Exercise: Your answer should be an exact copy of the lines from the start of the entries to the line containing "int64_t x_bs, int64_t", both included.

----

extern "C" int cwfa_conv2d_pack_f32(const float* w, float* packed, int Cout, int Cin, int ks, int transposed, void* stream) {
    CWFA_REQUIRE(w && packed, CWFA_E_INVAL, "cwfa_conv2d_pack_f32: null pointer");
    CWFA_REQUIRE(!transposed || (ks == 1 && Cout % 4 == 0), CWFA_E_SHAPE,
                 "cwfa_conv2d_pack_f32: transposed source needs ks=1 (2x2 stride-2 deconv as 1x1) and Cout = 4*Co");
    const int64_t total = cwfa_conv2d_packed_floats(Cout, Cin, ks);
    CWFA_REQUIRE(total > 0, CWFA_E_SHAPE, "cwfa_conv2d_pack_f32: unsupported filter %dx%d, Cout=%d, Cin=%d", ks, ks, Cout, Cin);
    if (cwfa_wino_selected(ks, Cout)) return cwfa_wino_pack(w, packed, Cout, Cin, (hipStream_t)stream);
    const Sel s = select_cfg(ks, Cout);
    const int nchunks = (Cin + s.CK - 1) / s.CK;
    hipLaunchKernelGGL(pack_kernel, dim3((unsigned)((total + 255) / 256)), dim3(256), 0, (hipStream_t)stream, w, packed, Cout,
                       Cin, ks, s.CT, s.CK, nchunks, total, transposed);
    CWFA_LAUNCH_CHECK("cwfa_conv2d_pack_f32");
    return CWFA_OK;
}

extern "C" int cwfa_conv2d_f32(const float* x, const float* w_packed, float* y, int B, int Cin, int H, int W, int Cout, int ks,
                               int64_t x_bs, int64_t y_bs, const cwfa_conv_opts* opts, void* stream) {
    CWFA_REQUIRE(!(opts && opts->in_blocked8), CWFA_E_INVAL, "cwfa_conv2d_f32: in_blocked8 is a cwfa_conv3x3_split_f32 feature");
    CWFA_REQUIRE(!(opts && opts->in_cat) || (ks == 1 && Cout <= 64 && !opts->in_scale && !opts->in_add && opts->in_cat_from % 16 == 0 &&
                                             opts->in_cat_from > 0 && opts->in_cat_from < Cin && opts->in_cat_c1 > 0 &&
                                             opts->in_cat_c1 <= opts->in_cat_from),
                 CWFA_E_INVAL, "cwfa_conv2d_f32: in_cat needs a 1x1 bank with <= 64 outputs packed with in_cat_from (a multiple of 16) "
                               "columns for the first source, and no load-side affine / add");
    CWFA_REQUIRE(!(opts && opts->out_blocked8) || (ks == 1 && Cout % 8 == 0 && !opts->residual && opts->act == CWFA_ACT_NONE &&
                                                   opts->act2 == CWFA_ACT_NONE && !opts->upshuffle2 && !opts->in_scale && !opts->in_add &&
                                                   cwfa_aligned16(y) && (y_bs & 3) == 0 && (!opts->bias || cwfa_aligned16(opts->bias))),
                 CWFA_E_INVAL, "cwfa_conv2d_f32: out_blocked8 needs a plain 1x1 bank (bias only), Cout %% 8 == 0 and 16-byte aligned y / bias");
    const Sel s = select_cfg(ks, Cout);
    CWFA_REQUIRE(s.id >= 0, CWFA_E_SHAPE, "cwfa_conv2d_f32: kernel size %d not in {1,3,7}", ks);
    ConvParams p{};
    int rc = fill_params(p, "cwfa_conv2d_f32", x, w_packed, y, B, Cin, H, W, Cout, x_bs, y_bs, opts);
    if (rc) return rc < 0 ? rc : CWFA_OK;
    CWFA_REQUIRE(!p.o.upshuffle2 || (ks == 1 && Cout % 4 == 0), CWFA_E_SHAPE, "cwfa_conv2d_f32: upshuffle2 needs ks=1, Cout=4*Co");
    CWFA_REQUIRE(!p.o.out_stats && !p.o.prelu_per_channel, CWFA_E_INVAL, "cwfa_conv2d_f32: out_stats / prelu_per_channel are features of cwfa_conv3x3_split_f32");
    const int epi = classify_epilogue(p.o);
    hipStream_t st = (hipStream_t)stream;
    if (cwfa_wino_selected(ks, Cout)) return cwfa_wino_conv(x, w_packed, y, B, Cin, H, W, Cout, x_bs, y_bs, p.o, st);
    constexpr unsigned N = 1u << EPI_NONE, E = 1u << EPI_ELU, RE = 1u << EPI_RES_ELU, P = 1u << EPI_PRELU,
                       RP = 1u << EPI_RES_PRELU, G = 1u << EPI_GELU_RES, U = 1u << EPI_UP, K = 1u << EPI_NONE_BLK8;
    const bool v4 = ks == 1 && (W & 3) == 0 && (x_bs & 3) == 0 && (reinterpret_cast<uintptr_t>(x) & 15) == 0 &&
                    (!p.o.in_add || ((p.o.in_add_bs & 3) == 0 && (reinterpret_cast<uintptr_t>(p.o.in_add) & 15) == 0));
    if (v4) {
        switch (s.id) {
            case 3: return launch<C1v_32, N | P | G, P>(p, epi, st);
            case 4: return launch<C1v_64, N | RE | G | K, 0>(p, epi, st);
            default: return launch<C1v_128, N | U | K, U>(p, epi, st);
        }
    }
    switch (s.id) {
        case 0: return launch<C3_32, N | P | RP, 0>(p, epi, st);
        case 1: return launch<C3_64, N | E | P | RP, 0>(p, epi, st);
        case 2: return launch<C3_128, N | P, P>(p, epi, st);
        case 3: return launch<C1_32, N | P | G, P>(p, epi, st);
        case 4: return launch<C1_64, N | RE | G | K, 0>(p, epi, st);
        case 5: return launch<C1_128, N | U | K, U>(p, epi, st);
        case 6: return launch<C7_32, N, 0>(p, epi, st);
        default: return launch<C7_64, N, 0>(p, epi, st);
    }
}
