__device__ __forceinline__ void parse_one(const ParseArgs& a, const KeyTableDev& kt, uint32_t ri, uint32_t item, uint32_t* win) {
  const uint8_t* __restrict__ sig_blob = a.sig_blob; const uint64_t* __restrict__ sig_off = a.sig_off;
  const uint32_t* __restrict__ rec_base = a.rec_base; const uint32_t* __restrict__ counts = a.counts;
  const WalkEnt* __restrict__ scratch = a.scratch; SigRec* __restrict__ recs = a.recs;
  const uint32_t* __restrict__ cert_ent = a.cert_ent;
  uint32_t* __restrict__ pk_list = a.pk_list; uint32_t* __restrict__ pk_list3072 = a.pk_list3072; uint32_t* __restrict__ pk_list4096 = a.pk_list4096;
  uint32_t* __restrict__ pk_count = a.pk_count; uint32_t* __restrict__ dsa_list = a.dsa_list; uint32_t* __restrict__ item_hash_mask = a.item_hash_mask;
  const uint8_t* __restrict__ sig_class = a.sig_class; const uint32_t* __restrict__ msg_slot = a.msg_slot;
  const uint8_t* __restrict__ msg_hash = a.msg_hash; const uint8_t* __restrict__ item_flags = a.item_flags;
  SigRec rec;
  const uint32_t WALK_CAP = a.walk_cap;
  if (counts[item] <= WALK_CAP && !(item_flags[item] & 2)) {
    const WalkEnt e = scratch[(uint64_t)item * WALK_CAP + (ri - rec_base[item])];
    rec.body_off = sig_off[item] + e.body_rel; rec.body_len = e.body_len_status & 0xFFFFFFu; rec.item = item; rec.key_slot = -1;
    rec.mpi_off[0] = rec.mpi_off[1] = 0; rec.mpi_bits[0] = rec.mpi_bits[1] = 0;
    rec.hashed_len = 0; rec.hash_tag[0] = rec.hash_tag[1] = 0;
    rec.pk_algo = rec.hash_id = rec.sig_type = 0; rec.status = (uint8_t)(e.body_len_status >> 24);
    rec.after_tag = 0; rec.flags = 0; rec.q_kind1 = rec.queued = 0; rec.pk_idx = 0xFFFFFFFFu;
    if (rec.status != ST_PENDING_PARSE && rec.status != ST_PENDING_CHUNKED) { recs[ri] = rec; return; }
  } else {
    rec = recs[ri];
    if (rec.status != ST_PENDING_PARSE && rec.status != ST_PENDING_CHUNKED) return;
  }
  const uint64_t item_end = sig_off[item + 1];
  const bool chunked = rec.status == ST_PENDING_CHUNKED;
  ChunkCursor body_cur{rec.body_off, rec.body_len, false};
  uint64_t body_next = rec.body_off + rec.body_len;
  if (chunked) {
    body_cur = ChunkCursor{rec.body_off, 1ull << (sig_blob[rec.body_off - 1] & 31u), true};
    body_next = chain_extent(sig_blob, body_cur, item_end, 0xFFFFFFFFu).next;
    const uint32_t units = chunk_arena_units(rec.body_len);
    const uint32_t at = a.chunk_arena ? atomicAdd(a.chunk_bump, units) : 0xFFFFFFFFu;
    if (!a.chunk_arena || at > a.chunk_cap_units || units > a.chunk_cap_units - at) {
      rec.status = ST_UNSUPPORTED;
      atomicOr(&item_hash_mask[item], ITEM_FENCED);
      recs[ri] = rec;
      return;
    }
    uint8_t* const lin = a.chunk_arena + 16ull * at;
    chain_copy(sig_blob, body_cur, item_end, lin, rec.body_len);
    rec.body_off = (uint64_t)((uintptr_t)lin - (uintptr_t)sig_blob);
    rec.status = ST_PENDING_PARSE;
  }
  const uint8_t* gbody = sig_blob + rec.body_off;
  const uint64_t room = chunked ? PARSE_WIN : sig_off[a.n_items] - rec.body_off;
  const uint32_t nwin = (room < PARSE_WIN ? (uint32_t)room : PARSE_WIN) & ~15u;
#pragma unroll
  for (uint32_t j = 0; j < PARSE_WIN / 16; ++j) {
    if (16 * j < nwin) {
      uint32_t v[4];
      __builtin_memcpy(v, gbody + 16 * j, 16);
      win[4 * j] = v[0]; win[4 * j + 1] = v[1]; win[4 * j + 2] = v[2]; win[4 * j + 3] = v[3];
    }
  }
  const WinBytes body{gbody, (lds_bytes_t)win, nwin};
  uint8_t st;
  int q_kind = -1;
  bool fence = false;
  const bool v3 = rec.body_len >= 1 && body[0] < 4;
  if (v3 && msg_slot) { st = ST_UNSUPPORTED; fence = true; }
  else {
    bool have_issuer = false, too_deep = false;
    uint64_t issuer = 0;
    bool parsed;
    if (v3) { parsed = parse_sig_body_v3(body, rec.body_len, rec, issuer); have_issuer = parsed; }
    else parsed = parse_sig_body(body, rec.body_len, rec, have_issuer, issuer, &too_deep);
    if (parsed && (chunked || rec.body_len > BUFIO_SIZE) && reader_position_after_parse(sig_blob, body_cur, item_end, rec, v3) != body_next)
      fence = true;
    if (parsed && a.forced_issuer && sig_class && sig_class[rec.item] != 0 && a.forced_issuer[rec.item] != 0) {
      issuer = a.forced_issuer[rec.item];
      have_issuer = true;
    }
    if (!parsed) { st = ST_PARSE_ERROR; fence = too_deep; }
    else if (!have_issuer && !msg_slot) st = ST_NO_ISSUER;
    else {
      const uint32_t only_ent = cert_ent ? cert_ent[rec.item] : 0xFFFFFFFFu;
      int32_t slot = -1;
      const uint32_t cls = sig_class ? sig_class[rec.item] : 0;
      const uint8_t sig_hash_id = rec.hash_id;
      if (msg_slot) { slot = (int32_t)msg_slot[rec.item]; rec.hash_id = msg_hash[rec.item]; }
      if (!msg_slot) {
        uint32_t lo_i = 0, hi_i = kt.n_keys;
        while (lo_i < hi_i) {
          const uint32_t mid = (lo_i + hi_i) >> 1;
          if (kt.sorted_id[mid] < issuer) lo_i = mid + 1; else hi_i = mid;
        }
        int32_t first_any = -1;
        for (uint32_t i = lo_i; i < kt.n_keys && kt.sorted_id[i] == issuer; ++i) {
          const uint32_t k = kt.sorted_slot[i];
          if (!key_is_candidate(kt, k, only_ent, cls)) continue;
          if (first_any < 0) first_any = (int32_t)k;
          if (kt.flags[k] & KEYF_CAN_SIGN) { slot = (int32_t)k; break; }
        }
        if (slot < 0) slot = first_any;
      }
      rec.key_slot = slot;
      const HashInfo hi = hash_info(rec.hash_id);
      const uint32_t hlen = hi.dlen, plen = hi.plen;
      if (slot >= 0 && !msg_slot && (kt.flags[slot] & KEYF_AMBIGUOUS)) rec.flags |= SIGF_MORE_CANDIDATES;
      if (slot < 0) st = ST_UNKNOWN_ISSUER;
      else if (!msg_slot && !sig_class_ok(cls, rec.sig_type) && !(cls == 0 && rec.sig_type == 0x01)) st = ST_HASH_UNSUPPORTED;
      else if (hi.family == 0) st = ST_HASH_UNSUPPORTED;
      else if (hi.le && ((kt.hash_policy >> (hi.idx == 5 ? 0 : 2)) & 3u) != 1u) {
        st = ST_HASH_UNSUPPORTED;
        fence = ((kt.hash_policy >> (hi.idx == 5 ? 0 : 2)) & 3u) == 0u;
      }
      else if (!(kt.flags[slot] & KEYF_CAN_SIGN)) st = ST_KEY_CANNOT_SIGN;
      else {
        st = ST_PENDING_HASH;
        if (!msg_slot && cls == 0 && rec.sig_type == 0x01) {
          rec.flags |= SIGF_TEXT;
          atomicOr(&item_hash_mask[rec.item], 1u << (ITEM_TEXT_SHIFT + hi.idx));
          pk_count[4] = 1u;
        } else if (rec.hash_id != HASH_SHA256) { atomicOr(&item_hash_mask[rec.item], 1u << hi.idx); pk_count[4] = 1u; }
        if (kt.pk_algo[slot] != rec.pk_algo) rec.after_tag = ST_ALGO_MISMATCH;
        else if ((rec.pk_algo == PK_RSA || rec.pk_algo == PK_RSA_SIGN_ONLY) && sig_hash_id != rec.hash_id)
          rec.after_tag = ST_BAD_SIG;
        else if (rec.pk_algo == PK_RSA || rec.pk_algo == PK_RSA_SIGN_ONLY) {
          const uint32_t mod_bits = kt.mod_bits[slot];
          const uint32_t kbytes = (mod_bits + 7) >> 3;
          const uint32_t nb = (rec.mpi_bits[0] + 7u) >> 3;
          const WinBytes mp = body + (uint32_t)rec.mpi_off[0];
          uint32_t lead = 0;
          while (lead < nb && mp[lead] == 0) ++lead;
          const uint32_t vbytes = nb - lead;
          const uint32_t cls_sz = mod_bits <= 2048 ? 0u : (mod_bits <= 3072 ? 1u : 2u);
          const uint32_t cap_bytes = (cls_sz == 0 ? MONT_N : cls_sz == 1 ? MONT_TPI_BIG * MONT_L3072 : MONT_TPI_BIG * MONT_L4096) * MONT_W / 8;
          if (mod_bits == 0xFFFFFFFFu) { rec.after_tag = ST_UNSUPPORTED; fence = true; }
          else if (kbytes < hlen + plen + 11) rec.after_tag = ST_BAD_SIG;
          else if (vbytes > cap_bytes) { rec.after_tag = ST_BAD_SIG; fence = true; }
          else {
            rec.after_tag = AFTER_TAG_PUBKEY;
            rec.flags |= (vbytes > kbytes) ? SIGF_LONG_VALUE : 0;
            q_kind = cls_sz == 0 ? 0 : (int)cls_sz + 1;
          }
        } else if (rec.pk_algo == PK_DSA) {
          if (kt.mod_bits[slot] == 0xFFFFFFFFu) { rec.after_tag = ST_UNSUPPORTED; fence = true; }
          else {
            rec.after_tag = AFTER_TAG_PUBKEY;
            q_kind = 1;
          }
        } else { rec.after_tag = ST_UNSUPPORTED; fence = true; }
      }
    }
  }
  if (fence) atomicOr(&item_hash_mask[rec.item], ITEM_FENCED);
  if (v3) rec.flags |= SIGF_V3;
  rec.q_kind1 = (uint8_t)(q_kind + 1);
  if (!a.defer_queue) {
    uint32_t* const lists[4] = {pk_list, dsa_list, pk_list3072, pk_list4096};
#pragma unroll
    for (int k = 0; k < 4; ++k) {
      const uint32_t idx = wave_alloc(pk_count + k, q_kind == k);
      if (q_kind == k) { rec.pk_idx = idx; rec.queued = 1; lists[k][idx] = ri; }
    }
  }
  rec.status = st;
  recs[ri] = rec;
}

----

Exercise output:
extern "C" int cwfa_conv2d_pack_f32(const float* w, float* packed, int Cout, int Cin, int ks, int transposed, void* stream) {
    CWFA_REQUIRE(w && packed, CWFA_E_INVAL, "cwfa_conv2d_pack_f32: null pointer");
    CWFA_REQUIRE(!transposed || (ks == 1 && Cout % 4 == 0), CWFA_E_SHAPE,
                 "cwfa_conv2d_pack_f32: transposed source needs ks=1 (2x2 stride-2 deconv as 1x1) and Cout = 4*Co");
    const int64_t total = cwfa_conv2d_packed_floats(Cout, Cin, ks);
    CWFA_REQUIRE(total > 0, CWFA_E_SHAPE, "cwfa_conv2d_pack_f32: unsupported filter %dx%d, Cout=%d, Cin=%d", ks, ks, Cout, Cin);
    if (cwfa_wino_selected(ks, Cout)) return cwfa_wino_pack(w, packed, Cout, Cin, (hipStream_t)stream);
    const Sel s = select_cfg(ks, Cout);
    const int nchunks = (Cin + s.CK - 1) / s.CK;
    hipLaunchKernelGGL(pack_kernel, dim3((unsigned)((total + 255) / 256)), dim3(256), 0, (hipStream_t)stream, w, packed, Cout,
                       Cin, ks, s.CT, s.CK, nchunks, total, transposed);
    CWFA_LAUNCH_CHECK("cwfa_conv2d_pack_f32");
    return CWFA_OK;
}

extern "C" int cwfa_conv2d_f32(const float* x, const float* w_packed, float* y, int B, int Cin, int H, int W, int Cout, int ks,
                               int64_t x_bs, int64_t y_bs, const cwfa_conv_opts* opts, void* stream) {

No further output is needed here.